Lieder

Die Grenze zwischen Lied und Ballade verläuft bei mir oft fließend, und es findet sich in dieser Kategorie sicher der eine oder andere Titel, der sich auch in der anderen Kategorie wohlgefühlt hätte. Ich habe versucht, so zu trennen, dass sich die Texte mit starkem erzählendem Charakter bei den Balladen wiederfinden, während die Monologe und Momentaufnahmen bei den Liedern gelandet sind – was nicht heißt, dass hier bei den Liedern keine Geschichten erzählt werden.

Alles in allem sind die Texte in dieser Abteilung persönlicher und gefühlvoller gehalten. Und manchmal, in besonders seltenen, kostbaren Augenblicken, gelingt es mir sogar, ein Lied zu schreiben, dass nicht nur dem Zuhörer die dunkle Seite der eigenen Seele zeigt, sondern ein kleines Stückchen von mir selbst preisgibt. Solche Lieder kann ich wirklich nicht oft schreiben, und das ist auch gut so, denn sonst würden sie sich abnutzen, und ich will, dass sie etwas Besonderes bleiben und nicht meine Zuhörer langweilen, weil ich den endlosersten Seelenstriptease vor ihnen hinlege.
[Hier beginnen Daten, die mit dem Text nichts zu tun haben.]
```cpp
template <int NT, int ZW, int KS, typename T = float>
__device__ __forceinline__ void conv_tile_epilogue(const bf16_conv_params& p, f32x16 (&acc)[tile_geom<ZW, KS>::MT][NT], char* lds, int n, int nb,
                                                   int split, int z0, int y0, int x0, int t, int lane, int w) {
    using G = tile_geom<ZW, KS>;
    const int col = lane & 31, half = lane >> 5;
    if (p.ksplit > 1) {
        float* wsp = p.ws + (size_t)split * p.N * p.D * p.H * p.W * p.K;
        if constexpr (std::is_same<T, __bf16>::value) {
#pragma unroll
            for (int m = 0; m < G::MT; ++m) {
                int z, y, xx;
                bool row_ok = true;
                if constexpr (G::FLAT) {
                    const int v = (w * G::MT + m) * 32 + col, vz = v / (G::TY * G::TX), vr = v - vz * (G::TY * G::TX), vy = vr / G::TX;
                    z = z0 + vz, y = y0 + vy, xx = x0 + vr - vy * G::TX;
                    row_ok = v < G::TZ * G::TY * G::TX;
                } else {
                    z = z0 + w * ZW + (m >> 1), y = y0 + (m & 1) * 4 + (col & 3), xx = x0 + (col >> 2);
                }
                if (row_ok && z < p.D && y < p.H && xx < p.W) {
                    const size_t vox = (((size_t)n * p.D + z) * p.H + y) * p.W + xx;
#pragma unroll
                    for (int j = 0; j < NT; ++j)
#pragma unroll
                        for (int g = 0; g < 4; ++g)
                            *reinterpret_cast<f32x4*>(wsp + vox * p.K + (size_t)(nb * NT + j) * 32 + 8 * g + 4 * half) =
                                f32x4{acc[m][j][4 * g], acc[m][j][4 * g + 1], acc[m][j][4 * g + 2], acc[m][j][4 * g + 3]};
                }
            }
            return;
        }
        if constexpr (G::FLAT) return;
#pragma unroll
        for (int m = 0; m < G::MT; ++m) {
            const int z = z0 + w * ZW + (m >> 1);
#pragma unroll
// ... 2730 lines not shown
```

### pytorch-3dunet_amd/csrc/u3d_conv.hip

```cpp
#include <type_traits>
#include <utility>

#include "u3d_common.h"
#include "u3d_gn.h"
#include "u3d_subpix.h"

int g_u3d_tune[24] = {0};

namespace cv {
constexpr int TZ = 4, TY = 8, TX = 8;
constexpr int HZ = TZ + 2, HY = TY + 2, HX = TX + 2;
constexpr int CC = 16;
constexpr int CS = 16;
constexpr int RS = HX * CS + 4;
constexpr int PS = HY * RS;
constexpr int TILE_FLOATS = HZ * PS + 4;
constexpr int CNT_OFF = 2 * TILE_FLOATS;
constexpr int RED_OFF = CNT_OFF + 16;
constexpr int LDS_FLOATS = RED_OFF + 4 * 3 * 32 * 2;
constexpr int NITEMS = HZ * HY * HX * (CC / 4);
constexpr int NIT = (NITEMS + 255) / 256;
constexpr int NSTEP = 27 * (CC / 8);
constexpr int NSTEP_PAIRY = 36 * (CC / 8);
constexpr int NSTEP_N16 = 27;
constexpr int ST0 = 30;
constexpr int ISTORE = 5;
constexpr int PACK_PAD = 5;
static_assert(2 * (NIT - 1) < ST0 - 8 && ST0 + NIT <= NSTEP, "prefetch schedule must fit the k-loop");
}

struct ConvParams {
    u3d_src_t src;
    u3d_src_t gx;
    const float* wp;
    float* out;
    double* out_stats;
    double* gstats;
    const float* res;
    int N, D, H, W, Cout;
    int nchunks, ncb, ntot;
    int tz, ty, tx;
    int relu, vec, has_gx, ovec;
    int total;
    int gx_x2;
    int stagger;
    int stat_reps;
    int zfast;
    int ksplit, cps;
    long long part_stride;
    long long* dbg;
    int oz0, oy0, ox0, oz1, oy1, ox1;
    int mz, my, mx;
};

#define U3D_DBG_STAMP(slot)                                                   \
    do {                                                                      \
        if constexpr (DBG) {                                                  \
            if (l == 0) dbgw[slot] = (long long)__builtin_readcyclecounter(); \
        }                                                                     \
    } while (0)

__device__ __forceinline__ void u3d_flag_signal(int* c, int lane) {
    asm volatile("" ::: "memory");
    if (lane == 0) __hip_atomic_fetch_add(c, 1, __ATOMIC_RELAXED, __HIP_MEMORY_SCOPE_WORKGROUP);
    asm volatile("" ::: "memory");
}
__device__ __forceinline__ void u3d_flag_wait(int* c, int target) {
    while (__hip_atomic_load(c, __ATOMIC_RELAXED, __HIP_MEMORY_SCOPE_WORKGROUP) < target) __builtin_amdgcn_s_sleep(2);
    asm volatile("" ::: "memory");
}

template <int NT, bool VEC, bool DBG = false, int ABL = 0>
__global__ __launch_bounds__(256, 2) void conv3d_mfma_kernel(const ConvParams p) {
    using namespace cv;
    constexpr int RB = NT == 1 ? 6 : 3;
    extern __shared__ __attribute__((aligned(16))) float lds[];
    int* cnt = reinterpret_cast<int*>(lds + CNT_OFF);
    const int t = threadIdx.x;
    const int l = t & 63, w = t >> 6, m = l & 31, h = l >> 5;
    __builtin_amdgcn_s_setprio(3);
    long long* dbgw = nullptr;
    if constexpr (DBG) {
        dbgw = p.dbg + ((size_t)blockIdx.x * 4 + w) * 24;
        if (l == 0) {
            dbgw[0] = blockIdx.x;
            dbgw[1] = __builtin_amdgcn_s_getreg((31 << 11) | 4);
            dbgw[2] = __builtin_amdgcn_s_getreg((31 << 11) | 20);
            dbgw[7] = p.nchunks;
        }
    }
// ... 958 lines not shown
#pragma unroll
                            for (int e = 0; e < 4; ++e) val[e] = cok ? val[e] : 0.f;
                        }
                        q1 += val;
                        q2 += want_g ? val * xv[k] : val * val;
                    }
                }
                if (want_stats || want_g) {
                    if constexpr (CARRY) {
                        sq1 += q1;
                        sq2 += q2;
                    } else {
                        stat_reduce(q1, q2, n, nt, co - (PAIRY ? 0 : (cb * NT + nt) * 32));
                    }
                }
            }
        }
        if (ntiles == DBG_TILE) U3D_DBG_STAMP(22);
        ++ntiles;
        if (!has_next_tile || TN.n != T.n || TN.cb != T.cb) {
            if constexpr (CARRY) {
                if (want_stats || want_g) {
                    if constexpr (N16) {
#pragma unroll
                        for (int e = 0; e < 4; ++e) {
                            float a = sq1[e], b2 = sq2[e];
#pragma unroll
                            for (int msk = 8; msk > 0; msk >>= 1) {
                                a += __shfl_xor(a, msk);
                                b2 += __shfl_xor(b2, msk);
                            }
                            if (v16 == 0) {
                                double* r = &red[(((T.n & 1) * NT) * 32 + 4 * kq + e) * 2];
                                __hip_atomic_fetch_add(r, (double)a, __ATOMIC_RELAXED, __HIP_MEMORY_SCOPE_WORKGROUP);
                                __hip_atomic_fetch_add(r + 1, (double)b2, __ATOMIC_RELAXED, __HIP_MEMORY_SCOPE_WORKGROUP);
                            }
                        }
                    } else {
                        const int cq_ = (l >> 2) & 7;
                        stat_reduce(sq1, sq2, T.n, 0, PAIRY ? 4 * (cq_ & 3) : 4 * cq_);
                    }
                    sq1 = f32x4{0.f, 0.f, 0.f, 0.f};
                    sq2 = f32x4{0.f, 0.f, 0.f, 0.f};
                }
            }
            flush_stats(T.n, T.cb);
        }
        if (!has_next_tile) break;
        if constexpr (!ZEROC) {
#pragma unroll
            for (int mt = 0; mt < MT; ++mt)
#pragma unroll
                for (int nt = 0; nt < NT; ++nt)
#pragma unroll
                    for (int r = 0; r < 16; ++r) acc[mt][nt][r] = 0.f;
        }
        wi = nwi;
        dT = dTN;
        T = TN;
        wq = wqn;
    }
    if constexpr (DBG) {
        if (l == 0) dbgw[4] = ntiles;
    }
    U3D_DBG_STAMP(6);
}

namespace wg {
constexpr int TZ = 2, TY = 8, TX = 8;
constexpr int HZ = TZ + 2, HY = TY + 2, HX = TX + 2;
constexpr int CC = 32;
constexpr int CSg = 32, RSg = HX * CSg, PSg = HY * RSg;
constexpr int G_FLOATS = HZ * PSg;
constexpr int TV = TZ * TY * TX;
constexpr int DZ_FLOATS = TV * 32;
constexpr int DUMMY_OFF = G_FLOATS + DZ_FLOATS;
constexpr int BUF_FLOATS = G_FLOATS + DZ_FLOATS + 4;
constexpr int LDS_FLOATS = 2 * BUF_FLOATS;
constexpr int NTHR = 512;
constexpr int NITEMS_G = HZ * HY * HX * (CC / 4);
constexpr int NIT_G = (NITEMS_G + NTHR - 1) / NTHR;
constexpr int NIT_DZ = TV * 8 / NTHR;
constexpr int MAX_MAP_INTS = 4096;
}

struct WgradParams {
    u3d_src_t src;
    const float* dz;
    float* partial;
    int N, D, H, W, Cout;
    int nchunks, nkb, S;
    int tz, ty, tx, ntiles, tps;
    int vec, dzvec;
    int bz0, by0, bx0, bz1, by1, bx1;
};
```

Aber ich bin nun einmal nah am Wasser gebaut – man glaubte es kaum, wenn man meine makabren, zynischen Geschichtchen hört und dabei das vergnügte Glitzern in meinen Augen sieht – und wenn auf einer Filkconvention rührselige oder tragische Lieder gesungen werden, heule ich als allererster los. Darüber gibt es sogar eine wissenschaftliche Untersuchung – echt, ich denke mir das nicht aus! Und wenn ich nicht gerade über den Tod schreibe, dann über die Liebe. Oder beides, das lässt sich ja oft ganz gut kombinieren.

Letztlich habe ich in meinen Liedern die gleichen Themen wie die großen manisch-depressiven Genies vergangener Tage: Liebe, Schnaps, Tod und Vanitas. Ich könnte gleich noch ein paar wissenschaftliche Abhandlungen mitliefern, sozusagen die Interpretation zum Lied wie das Buch zum Film, wenn ich denken würde, dass sich irgendjemand dafür interessieren könnte – was ich aber nicht glaube. Überhaupt, die Lieder sind dafür da, dass man sie auf sich wirken lässt, und nicht dafür, sich analytisch den Kopf zu zerbrechen.

Zu Zeiten von Lord Landless hatten wir eine Arbeitsteilung, und für alles Bedeutungsschwangere, Gefühlvolle war Silva zuständig: Jetzt muss ich das alles allein machen, umso mehr freut es mich, wenn dann Silva heute noch Lieder von mir singt oder sogar mit einer Anregung, was ich noch schreiben könnte, zu mir kommt – Ideen kann ich immer brauchen, und es ehrt mich, wenn mir jemand zutraut, das Lied zu schreiben, an dem er sich selbst schon die Zähne ausgebissen hat.

Ich weiß nicht, wie viele lange Balladen ich noch schreiben werde, dieweil ich nach den acht-Minuten-Exzessen meiner frühen Jahre mittlerweile doch bestrebt bin, mich kurzzufassen – aber Lieder, kleine, scharfe Momentaufnahmen und Seelensplitter, soll es auch in Zukunft noch ganz, ganz viele von mir geben.